4. Viktualienmarkt: One of the "must see places" in most guide books, this area is a large outdoor market with a spectacular shaded beer garden. Here is where we got our first taste of German beer and the really face-paced and interesting way beer is ordered in these areas. 
5. Englischer Garten: A beautiful area covering a number of acres where you can watch people surfing on the river running through it. This place also has its own beer garden, and there were a number of young adults around - along with ourselves - enjoying the sun and the water. 
6. Hofbrauhaus: Another must see place, although for us it was not as exciting or interesting as it had been hyped up to be. The Viktualienmarkt and its beer garden felt much more authentic and fun. Nonetheless, we enjoyed beers together here and took it all in. 
7. Sendlinger Tor: Not a major stop, but a good place for a photo op and near Asam Church as well. 
8. Asam Church: Another of the less popular places to visit, but beautiful nonetheless.

We probably stumbled upon a handful of other places not on the itinerary during our tour, but those were the most notable ones that I recall! After a lot of walking, we had worked up quite an appetite. We stumbled upon a cool restaurant, the Kleinschmecker, just south of the Marienplatz. The food was unique and really tasty, and we were lucky enough to meet the young, enthusiastic owner. Afterwards, it was pretty late and with an 8:30 check-in time at the Welt the following morning, we decided to head back to the hotel and rest up for the exciting delivery day to come!

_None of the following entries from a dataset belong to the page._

@@ -441,7 +469,7 @@
             asm volatile("s_waitcnt lgkmcnt(0)" ::: "memory");
           };
           static_for<4>([&](auto Q) {
-            constexpr int q = decltype(Q)::value;
+            constexpr int q = decltype(Q)::value ^ 1;
             unsigned pk[8];
             unsigned lk_prev = 0;
             (void)lk_prev;
@@ -454,16 +482,16 @@
                   const int e = 2 * d + t;
                   const float top = q == 0 ? carry[e] : acc[q == 0 ? 0 : 2 * q - 1][e];
                   const float a0 = col_m1 ? -3.0e38f : fmaxf(fmaxf(top, acc[2 * q][e]), acc[2 * q + 1][e]);
-                  const float a1 = __builtin_bit_cast(float, __builtin_amdgcn_update_dpp(0, __builtin_bit_cast(int, a0), 0x130, 0xf, 0xf, false));
+                  const float a1 = __builtin_bit_cast(float, __builtin_amdgcn_mov_dpp(__builtin_bit_cast(int, a0), 0x130, 0xf, 0xf, true));
                   const float t1 = fmaxf(a0, a1);
-                  const float u2 = __builtin_bit_cast(float, __builtin_amdgcn_update_dpp(0, __builtin_bit_cast(int, t1), 0x130, 0xf, 0xf, false));
+                  const float u2 = __builtin_bit_cast(float, __builtin_amdgcn_mov_dpp(__builtin_bit_cast(int, t1), 0x130, 0xf, 0xf, true));
                   pv[t] = fmaxf(fmaxf(t1, u2), 0.f) * unscale;
                 }
                 const f16x2 h2 = __builtin_convertvector(f32x2{pv[0], pv[1]}, f16x2);
                 const f16x2 l2 = __builtin_convertvector(f32x2{pv[0] - (float)h2[0], pv[1] - (float)h2[1]}, f16x2);
                 pk[d] = __builtin_bit_cast(unsigned, h2);
                 if (writer && (d & 1))
-                  *reinterpret_cast<u32x2*>(Sl + ((2 + (q & 1)) * 14 + (r >> 1)) * 64 + (d >> 1) * 16 + h * 8) =
+                  *reinterpret_cast<u32x2*>(stg_wr(2 + (q & 1), d >> 1)) =
                       u32x2{lk_prev, __builtin_bit_cast(unsigned, l2)};
                 lk_prev = __builtin_bit_cast(unsigned, l2);
               }
@@ -485,18 +513,18 @@
 #pragma unroll
             for (int d = 0; d < 8; ++d) {
               const unsigned a0 = col_m1 ? 0x80008000u : pk[d];
-              const unsigned a1 = __builtin_amdgcn_update_dpp(0u, a0, 0x130, 0xf, 0xf, false);
+              const unsigned a1 = __builtin_amdgcn_mov_dpp(a0, 0x130, 0xf, 0xf, true);
               const s16x2 t1 = __builtin_elementwise_max(__builtin_bit_cast(s16x2, a0), __builtin_bit_cast(s16x2, a1));
-              const unsigned u2 = __builtin_amdgcn_update_dpp(0u, __builtin_bit_cast(unsigned, t1), 0x130, 0xf, 0xf, false);
+              const unsigned u2 = __builtin_amdgcn_mov_dpp(__builtin_bit_cast(unsigned, t1), 0x130, 0xf, 0xf, true);
               const s16x2 t2 = __builtin_elementwise_max(t1, __builtin_bit_cast(s16x2, u2));
               pk[d] = __builtin_bit_cast(unsigned, __builtin_elementwise_max(t2, s16x2{0, 0}));
             }
             if (writer) {
 #pragma unroll
               for (int cq = 0; cq < 4; ++cq)
-                *reinterpret_cast<u32x2*>(Sl + ((SPLIT ? (q & 1) : q) * 14 + (r >> 1)) * 64 + cq * 16 + h * 8) = u32x2{pk[2 * cq], pk[2 * cq + 1]};
+                *reinterpret_cast<u32x2*>(stg_wr(SPLIT ? (q & 1) : q, cq)) = u32x2{pk[2 * cq], pk[2 * cq + 1]};
             }
-            if constexpr (SPLIT && q == 1) flush_pair(0);
+            if constexpr (SPLIT && q == 0) flush_pair(0);
           });
 #pragma unroll
           for (int k = 0; k < 4; ++k)
@@ -511,7 +539,7 @@
 #pragma unroll
           for (int m = 0; m < 4; ++m)
             if (m < 3 || lane < 32)
-              store16_out(dst0 + s_off[m], *reinterpret_cast<const u32x4*>(Sl + (lane + 64 * m) * 16));
+              store16_out(dst0 + s_off[m], *reinterpret_cast<const u32x4*>(stg_rd(64 * m)));
           }
         }
         HALO_STAMP(z_te);
@@ -543,6 +571,19 @@
           if (gn + 1 < n_steps) issue_dma(tg + ((gn + 1) / kStripSteps) * tstride, (gn + 1) % kStripSteps);
         }
       } else {
+        constexpr int AH = kStripAhead<SPLIT>;
+        u32x2 ring[AH + 1][2];
+        auto rd = [&](auto F) {
+          constexpr int f = decltype(F)::value;
+          lds_read8<f * (PXW * 4)>(ring[f % (AH + 1)][0], fb);
+          lds_read8<f * (PXW * 4) + 8>(ring[f % (AH + 1)][1], fb);
+        };
+        frag wlo[SPLIT ? 4 : 1];
+        auto rdw = [&](auto C, auto RP) {
+          if constexpr (SPLIT) lds_read16<(decltype(C)::value * 4 + decltype(RP)::value) * 1024>(wlo[decltype(RP)::value], wlb);
+        };
+        static_for<4>([&](auto RP) { rdw(std::integral_constant<int, 0>{}, RP); });
+        static_for<AH>(rd);
         f32x16 binit;
         {
           const int strip1 = tg + (n / kStripSteps) * tstride, ys1 = n % kStripSteps, side1 = strip1 & 1;
@@ -568,53 +609,35 @@
             });
           }
         }
-#if HIPAC_STRIP_PRIO == 1
-        __builtin_amdgcn_s_setprio(1);
-#endif
 #ifdef HIPAC_ABL_STRIP_NO_MFMA
         if (n_strips < 0)
 #endif
         {
-          frag ring3[3];
-          auto rd = [&](auto F) {
-            constexpr int f = decltype(F)::value;
-            const unsigned char* pp = fbase + f * (PXW * 4);
-            const u32x2 lo = *reinterpret_cast<const u32x2*>(pp), hi = *reinterpret_cast<const u32x2*>(pp + 8);
-            ring3[f % 3] = __builtin_bit_cast(frag, u32x4{lo[0], lo[1], hi[0], hi[1]});
-          };
-          frag wlo[SPLIT ? 4 : 1];
-          auto rdw = [&](int c_) {
-            if constexpr (SPLIT) {
-#pragma unroll
-              for (int rp = 0; rp < 4; ++rp) wlo[rp] = *reinterpret_cast<const frag*>(Wl + (c_ * 4 + rp) * 1024);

*The popular attraction Neues Rathaus in the Marienplatz.
*









*This is a great example of the blue signs identifying the various U-Bahn stations.
*









*The fantastic view from St. Peter's church - the scene behind us was also nice 
*









*The Viktualienmarkt
*









*Enjoying our first beers in Germany at the Viktualienmarkt beer garden!
*









*A bird in the tree above decided to leave a present on my back, although the local couple sitting beside us said it was good luck. Based on how great the trip was, I would agree!
*









*We stumbled upon a park and my wife had to conquer this rope tower before we continued on!
*









*Our first dinner in Germany, at the Kleinschmecker.*








​
*Day 2; August 24; Munich -> Meersburg*


Wow! That was only the first day, and there was so much more to come. Unlike some of my fellow ED'ers, I slept like a baby the night before delivery day, although that was likely due to having been up for 30+ hours. On the other hand, just like my fellow ED'ers, I woke up full of excitement! Our check in time was 8:20 and delivery was scheduled for 9:50. Due to some trouble choosing outfits (we had planned to dress up, then decided against it and went comfortable/casual), we arrive a little later than planned - around 8:40. Nonetheless, it didn't seem to matter, and we were greeted warmly by the ED lounge representative, who took us back to her desk and spent about 15 minutes with us filling out paperwork. Moreover, they said if we wanted, we could take delivery early at 9:10 - and of course we agreed! As we headed to the lounge buffet for a quick breakfast, I was lucky enough to catch my car being pulled up to the delivery spot right at the bottom of the stairs. This was when it really hit me that today I was getting the car, and I could not stop smiling. At 9:10 we met our delivery specialist, Tobias, and took delivery, an experience that was very special and one of the highlights of the trip. Everything was perfect. I even got Tobias to take a photo of us that I had been planning for sometime - a recreation of one of my favorite photos from our wedding day!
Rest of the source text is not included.